const std::vector<double>& BytePrior() {
  static const std::vector<double> prior = [] {
    std::vector<double> f(256, 1e-6);
    static const double en[26] = {8.2, 1.5, 2.8, 4.3, 12.7, 2.2, 2.0, 6.1, 7.0, 0.15, 0.8, 4.0, 2.4,
                                  6.7, 7.5, 1.9, 0.1, 6.0, 6.3, 9.1, 2.8, 1.0, 2.4, 0.15, 2.0, 0.07};
    double tot = 0;
    for (double x : en) tot += x;
    for (int i = 0; i < 26; i++) {
      f['a' + i] = 0.50 * en[i] / tot;
      f['A' + i] = 0.06 * en[i] / tot;
    }
    for (int d = '0'; d <= '9'; d++) f[d] = 0.006;
    for (int c = 0x21; c < 0x7F; c++)
      if (f[c] < 1e-4) f[c] = 0.001;
    f[' '] = 0.14;
    f['\n'] = 0.025;
    f['\t'] = 0.005;
    const std::pair<char, double> punct[] = {{'_', 0.015}, {'.', 0.012}, {',', 0.008}, {'"', 0.01}, {'\'', 0.006},
                                             {'(', 0.008}, {')', 0.008}, {'=', 0.008}, {':', 0.006}, {'-', 0.006},
                                             {'/', 0.005}, {';', 0.004}, {'{', 0.003}, {'}', 0.003}, {'[', 0.002},
                                             {']', 0.002}};
    for (auto& p : punct) f[uint8_t(p.first)] = p.second;
    for (int b = 0x80; b < 0x100; b++) f[b] = 1e-4;
    double s = 0;
    for (double x : f) s += x;
    for (double& x : f) x /= s;
    return f;
  }();
  return prior;
}

namespace {

struct B256 {
  uint64_t w[4];
  void set_all() { w[0] = w[1] = w[2] = w[3] = ~uint64_t(0); }
  bool test(int b) const { return (w[b >> 6] >> (b & 63)) & 1; }
  bool all() const { return (w[0] & w[1] & w[2] & w[3]) == ~uint64_t(0); }
};
B256 ToB256(const ByteSet& s) {
  B256 r{};
  for (int b = 0; b < 256; b++)
    if (s.test(size_t(b))) r.w[b >> 6] |= uint64_t(1) << (b & 63);
  return r;
}

std::vector<double> PriorTable(const std::vector<double>& f) {
  std::vector<double> t(32 * 256, 0.0);
  for (int g = 0; g < 32; g++)
    for (int m = 0; m < 256; m++)
      for (int k = 0; k < 8; k++)
        if ((m >> k) & 1) t[size_t(g) * 256 + size_t(m)] += f[size_t(8 * g + k)];
  return t;
}

thread_local const std::vector<double>* t_prior_table = nullptr;

struct PriorScope {
  std::vector<double> table;
  const std::vector<double>* saved;
  explicit PriorScope(const std::vector<double>* prior) : saved(t_prior_table) {
    if (prior) {
      table = PriorTable(*prior);
      t_prior_table = &table;
    }
  }
  ~PriorScope() { t_prior_table = saved; }
};

double SetProb(const B256& s) {
  static const std::vector<double> T_static = PriorTable(BytePrior());
  const std::vector<double>& T = t_prior_table ? *t_prior_table : T_static;
  if (s.all()) return 1.0;
  double p = 0;
  for (int g = 0; g < 32; g++) p += T[size_t(g) * 256 + ((s.w[g >> 3] >> (8 * (g & 7))) & 0xFF)];
  return std::min(p, 1.0);
}
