template <int MAXP, int NSLOT, typename BT>
__device__ __forceinline__ void redeal(BT& b, const StepArgs& A, int env, int fd, int row_dw) {
  const uint32_t episode = b.hdr_get(H_EPISODE) + 1u;
  const uint32_t cs = b.hdr_get(H_CNT_STEPS), ca = b.hdr_get(H_CNT_ABORT), cd = b.hdr_get(H_CNT_DONE);
  const uint32_t hk = fmix32(env_key_of(A.pool_seed_base, (uint32_t)env) ^ (episode * 0x9E3779B1u));
  const int j = (int)__umulhi(hk, (uint32_t)A.pool_size);
  load_turn(b, A.pool_hdr + (size_t)j * HDR_DW, A.pool_rows + (size_t)j * row_dw, army_cref<NSLOT>(A.pool_army16, A.pool_army32, j), fd, A.zeros);
  b.hdr_set(H_EPISODE, episode);
  b.hdr_set(H_CNT_STEPS, cs);
  b.hdr_set(H_CNT_ABORT, ca);
  b.hdr_set(H_CNT_DONE, cd);
}

constexpr int step_waves(int maxp, int nslot) {
  const int ppr = (nslot <= 7) ? 4 : 2;
  const int nr = (maxp + ppr - 1) / ppr;
  const int state = 3 * nr + 13 + nr + nslot + 4 * nr;
  const int need = state + (state + 32 <= 62 ? 32 : 40);
  const int alloc = (need + 7) / 8 * 8;
  const int w = 512 / alloc;
  return w > 8 ? 8 : (w < 2 ? 2 : w);
}

template <int MAXP, int NSLOT, bool AGENT, bool ODD>
__global__ __launch_bounds__(64 * WAVES_PER_BLOCK, step_waves(MAXP, NSLOT)) void step_kernel(StepArgs A) {
  constexpr int FD = 2 * NSLOT - (ODD ? 1 : 0);
  constexpr int ROW_DW = (Planes<MAXP>::COUNT * FD + 3) / 4 * 4;
  __shared__ int32_t army_shadow[WAVES_PER_BLOCK][NSLOT * 64];
  using B = Turn<MAXP, NSLOT>;
  __shared__ uint32_t act_scratch[WAVES_PER_BLOCK][B::ACT_SCRATCH_DW];
  const int wave = (int)(threadIdx.x >> 6), lane = lane_id();
  const int env = uni((int)blockIdx.x * WAVES_PER_BLOCK + wave);
  if (env >= A.num_envs) return;
  bool force_redeal = false;
  if constexpr (!AGENT) {
    const uint32_t f0 = (uint32_t)uni((int)reinterpret_cast<const uint32_t*>(A.actions)[((size_t)env * A.pstride) * 2 + 1]);
    if (f0 & GVEC_ACT_SKIP_ENV) {
      if (A.err && lane == 0) A.err[env] = 0;
      return;
    }
    force_redeal = (f0 & GVEC_ACT_RESET_ENV) != 0u;
  }
  B b;
  b.larmy = army_shadow[wave];
  b.lscr = act_scratch[wave];
  const ArmyRef army_env = army_ref<NSLOT>(A.army16, A.army32, env);
  load_turn<true>(b, A.hdr + (size_t)env * HDR_DW, A.rows + (size_t)env * ROW_DW, army_env, FD, A.zeros);
  b.small = !(b.hflags & HF_WIDE);
  const bool emit = (A.flags & KF_EMIT) != 0u;
  uint32_t m[B::NR][4];
  uint32_t err = 0u;
  bool types_dirty = false, changed = true;
  const bool can_redeal = (A.flags & KF_AUTORESET) && A.pool_size > 0;
  if (AGENT && A.actions_out && (b.hflags & HF_DONE)) {
    if (lane < A.pstride) reinterpret_cast<uint2*>(A.actions_out)[(size_t)env * A.pstride + lane] = make_uint2(0u, 0u);
  }
  if (can_redeal && ((b.hflags & HF_DONE) || force_redeal)) {
    redeal<MAXP, NSLOT>(b, A, env, FD, ROW_DW);
    types_dirty = true;
  } else if (b.hflags & HF_DONE) {
    err = GVEC_ERR_GAME_OVER;
    changed = false;
  } else {
    typename B::ActVec av;
    if constexpr (AGENT) {
      b.template legal_planes<false>(m);
      uint32_t mine = (GVEC_PROFILE_SKIP & 1) ? 0u : agent_sample<MAXP, NSLOT>(b, m, env_key_of(A.seed_base, (uint32_t)env), A);
      if (GVEC_PROFILE_DUP & 64) { b.opaque(); b.template legal_planes<false>(m); }
      if (GVEC_PROFILE_DUP & 1) {
        b.opaque();
#pragma unroll
        for (int d = 0; d < 4; ++d) asm volatile("" : "+v"(m[0][d]));
        const uint32_t again = agent_sample<MAXP, NSLOT>(b, m, env_key_of(A.seed_base, (uint32_t)env), A);
        asm volatile("" : : "v"(again));
      }
      av = agent_actvec<MAXP, NSLOT>(b, mine, A.invalid_permille > 0);
      if (A.actions_out) {
        uint32_t alo, ahi;
        agent_words<MAXP, NSLOT>(b, mine, alo, ahi);
        if (lane < A.pstride) reinterpret_cast<uint2*>(A.actions_out)[(size_t)env * A.pstride + lane] = make_uint2(alo, ahi);
      }
    } else {
      uint32_t alo = 0u, ahi = 0u;
      if (lane < A.pstride) {
        const uint2 w = reinterpret_cast<const uint2*>(A.actions)[(size_t)env * A.pstride + lane];
        alo = w.x;
        ahi = w.y;
      }
      av = b.prevalidate(alo, ahi);
    }
    bool aborted;
    err = b.turn_step(av, A, aborted);
    if (!(GVEC_PROFILE_SKIP & 32)) b.refresh_gt1();
    if (GVEC_PROFILE_DUP & 32) { b.opaque_v(); b.refresh_gt1(); }
    b.hdr_set(H_CNT_STEPS, b.hdr_get(H_CNT_STEPS) + 1u);
    if (aborted) b.hdr_set(H_CNT_ABORT, b.hdr_get(H_CNT_ABORT) + 1u);
    if (b.hflags & HF_DONE) b.hdr_set(H_CNT_DONE, b.hdr_get(H_CNT_DONE) + 1u);
  }
  b.store_army_staged(army_env);
  b.settle_lists();
  b.store_hdr(A.hdr + (size_t)env * HDR_DW, err);
  if (types_dirty) b.store_planes(A.rows + (size_t)env * ROW_DW, FD, ROW_DW, true);
  else b.store_planes_staged(A.rows + (size_t)env * ROW_DW, FD);
  if (A.err && lane == 0) A.err[env] = (int32_t)err;
  if (!(GVEC_PROFILE_SKIP & 64) && emit && (changed || !(A.flags & KF_LMVALID))) {
    b.template legal_planes<false>(m);
    b.store_masks_staged(m, A.legal + (size_t)env * A.pstride * A.mask_dw, FD, A.pstride);
  }
}

constexpr int rollout_waves(int maxp, int nslot) {
  const int ppr = (nslot <= 7) ? 4 : 2;
  const int nr = (maxp + ppr - 1) / ppr;
  const int need = 3 * nr + 13 + nr + nslot + 4 * nr + (nslot >= 16 ? 100 : nslot >= 10 ? 68 : 44);
  const int alloc = (need + 7) / 8 * 8;
  const int w = 512 / alloc;
  return w > 8 ? 8 : (w < 2 ? 2 : w);
}

template <int MAXP, int NSLOT>
__global__ __launch_bounds__(64 * WAVES_PER_BLOCK, rollout_waves(MAXP, NSLOT)) void rollout_kernel(StepArgs A) {
  __shared__ int32_t army_shadow[WAVES_PER_BLOCK][NSLOT * 64];
  using B = Turn<MAXP, NSLOT>;
  __shared__ uint32_t act_scratch[WAVES_PER_BLOCK][B::ACT_SCRATCH_DW];
  const int wave = (int)(threadIdx.x >> 6), lane = lane_id();
  const int env = uni((int)blockIdx.x * WAVES_PER_BLOCK + wave);
  if (env >= A.num_envs) return;
  B b;
  b.larmy = army_shadow[wave];
  b.lscr = act_scratch[wave];
  const ArmyRef army_env = army_ref<NSLOT>(A.army16, A.army32, env);
  load_turn(b, A.hdr + (size_t)env * HDR_DW, A.rows + (size_t)env * A.row_dw, army_env, A.fd, A.zeros);
  uint32_t m[B::NR][4];
  uint32_t err = 0u, n_steps = 0u, n_abort = 0u, n_done = 0u;
  const uint32_t ek = env_key_of(A.seed_base, (uint32_t)env);
  const bool can_redeal = (A.flags & KF_AUTORESET) && A.pool_size > 0;
  int k = 0;
  for (;;) {
    b.template legal_planes<false>(m);
    while (k < A.turns && !(b.hflags & HF_DONE)) {
      const uint32_t mine = agent_sample<MAXP, NSLOT>(b, m, ek, A);
      bool aborted;
      err = b.turn_step(agent_actvec<MAXP, NSLOT>(b, mine, A.invalid_permille > 0), A, aborted);
      n_steps += 1u;
      n_abort += aborted ? 1u : 0u;
      n_done += (b.hflags & HF_DONE) ? 1u : 0u;
      ++k;
      b.refresh_gt1();
      b.template legal_planes<false>(m);
    }
    if (k >= A.turns) break;
    if (!can_redeal) {
      err = GVEC_ERR_GAME_OVER;
      break;
    }
    redeal<MAXP, NSLOT>(b, A, env, A.fd, A.row_dw);
    err = 0u;
    ++k;
  }
  b.hdr_set(H_CNT_STEPS, b.hdr_get(H_CNT_STEPS) + n_steps);
  b.hdr_set(H_CNT_ABORT, b.hdr_get(H_CNT_ABORT) + n_abort);
  b.hdr_set(H_CNT_DONE, b.hdr_get(H_CNT_DONE) + n_done);
  b.store_army(army_env);
  b.settle_lists();
  b.store_hdr(A.hdr + (size_t)env * HDR_DW, err);
  b.store_planes(A.rows + (size_t)env * A.row_dw, A.fd, A.row_dw, true);
  if (A.err && lane == 0) A.err[env] = (int32_t)err;
  b.store_masks_staged(m, A.legal + (size_t)env * A.pstride * A.mask_dw, A.fd, A.pstride);
}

■ TASK OBJECTIVE: Write out only the final block of lines, starting at the line with "uint32_t err = 0u, n_steps" and running to the end of the material.

■ RESULT OF THIS EXERCISE:
  uint32_t err = 0u, n_steps = 0u, n_abort = 0u, n_done = 0u;
  const uint32_t ek = env_key_of(A.seed_base, (uint32_t)env);
  const bool can_redeal = (A.flags & KF_AUTORESET) && A.pool_size > 0;
  int k = 0;
  for (;;) {
    b.template legal_planes<false>(m);
    while (k < A.turns && !(b.hflags & HF_DONE)) {
      const uint32_t mine = agent_sample<MAXP, NSLOT>(b, m, ek, A);
      bool aborted;
      err = b.turn_step(agent_actvec<MAXP, NSLOT>(b, mine, A.invalid_permille > 0), A, aborted);
      n_steps += 1u;
      n_abort += aborted ? 1u : 0u;
      n_done += (b.hflags & HF_DONE) ? 1u : 0u;
      ++k;
      b.refresh_gt1();
      b.template legal_planes<false>(m);
    }
    if (k >= A.turns) break;
    if (!can_redeal) {
      err = GVEC_ERR_GAME_OVER;
      break;
    }
    redeal<MAXP, NSLOT>(b, A, env, A.fd, A.row_dw);
    err = 0u;
    ++k;
  }
  b.hdr_set(H_CNT_STEPS, b.hdr_get(H_CNT_STEPS) + n_steps);
  b.hdr_set(H_CNT_ABORT, b.hdr_get(H_CNT_ABORT) + n_abort);
  b.hdr_set(H_CNT_DONE, b.hdr_get(H_CNT_DONE) + n_done);
  b.store_army(army_env);
  b.settle_lists();
  b.store_hdr(A.hdr + (size_t)env * HDR_DW, err);
  b.store_planes(A.rows + (size_t)env * A.row_dw, A.fd, A.row_dw, true);
  if (A.err && lane == 0) A.err[env] = (int32_t)err;
  b.store_masks_staged(m, A.legal + (size_t)env * A.pstride * A.mask_dw, A.fd, A.pstride);
}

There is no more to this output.